- [WHAT NEEDS TO BE DONE]
Whenever a line in the entries includes the word "blockIdx", copy that line out.

START EXCERPTED DATA

#define PF_LD 129
#define PF_THREADS 512
constexpr int PF_SMEM = (TILE * PF_LD + 4 * TILE + TILE) * (int)sizeof(double);

__global__ void __launch_bounds__(PF_THREADS, 1) potf2_trtri_kernel(double* A, int64_t lda, double* linv,
                                                                    int* info, int global_off, int64_t strideA,
                                                                    int64_t stride_linv) {
    extern __shared__ __align__(16) double sm[];
    A += (int64_t)blockIdx.x * strideA;
    linv += (int64_t)blockIdx.x * stride_linv;
    info += blockIdx.x;
    double* S = sm;
    double* red = sm + TILE * PF_LD;
    double* tmp = red + 4 * TILE;
    const int tid = threadIdx.x;
    const int i = tid & (TILE - 1);
    const int part = tid >> 7;

    for (int e = tid; e < TILE * TILE; e += PF_THREADS) {
        const int r = e >> 7, c = e & (TILE - 1);
        S[r * PF_LD + c] = (c <= r) ? A[(int64_t)r * lda + c] : 0.0;
    }
    __syncthreads();

    for (int j = 0; j < TILE; ++j) {
        double s = 0.0;
        const double ajj = S[j * PF_LD + j];
        const double aij = S[i * PF_LD + j];
        if (i >= j) {
            const double* ri = S + i * PF_LD;
            const double* rj = S + j * PF_LD;
            for (int k = part; k < j; k += 4) s += ri[k] * rj[k];
        }
        red[part * TILE + i] = s;
        __syncthreads();
        if (part == 0 && i >= j) {
            const double vj = ajj - (red[j] + red[TILE + j] + red[2 * TILE + j] + red[3 * TILE + j]);
            if (i == j) {
                if (!(vj > 0.0)) atomicMin(info, global_off + j + 1);
                S[j * PF_LD + j] = sqrt(vj);
            } else {
                const double vi = aij - (red[i] + red[TILE + i] + red[2 * TILE + i] + red[3 * TILE + i]);
                S[i * PF_LD + j] = vi / sqrt(vj);
            }
        }
        __syncthreads();
    }

    for (int e = tid; e < TILE * TILE; e += PF_THREADS) {
        const int r = e >> 7, c = e & (TILE - 1);
        if (c <= r) A[(int64_t)r * lda + c] = S[r * PF_LD + c];
    }
    __syncthreads();

    for (int j = TILE - 1; j >= 0; --j) {
        if (tid < TILE) tmp[tid] = S[tid * PF_LD + j];
        __syncthreads();
        const double dj = 1.0 / tmp[j];
        double s = 0.0;
        if (i > j) {
            const double* ri = S + i * PF_LD;
            for (int k = j + 1 + part; k <= i; k += 4) s += ri[k] * tmp[k];
        }
        red[part * TILE + i] = s;
        __syncthreads();
        if (part == 0) {
            if (i == j)
                S[j * PF_LD + j] = dj;
            else if (i > j)
                S[i * PF_LD + j] = -dj * (red[i] + red[TILE + i] + red[2 * TILE + i] + red[3 * TILE + i]);
        }
        __syncthreads();
    }
    for (int e = tid; e < TILE * TILE; e += PF_THREADS) {
        const int r = e >> 7, c = e & (TILE - 1);
        linv[e] = (c <= r) ? S[r * PF_LD + c] : 0.0;
    }
}

constexpr int PF2_SMEM = (TILE * PF_LD + TILE * 8 + 4 * TILE * 8) * (int)sizeof(double);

END EXCERPTED DATA

- [WRITTEN REPLY]
    A += (int64_t)blockIdx.x * strideA;
    linv += (int64_t)blockIdx.x * stride_linv;
    info += blockIdx.x;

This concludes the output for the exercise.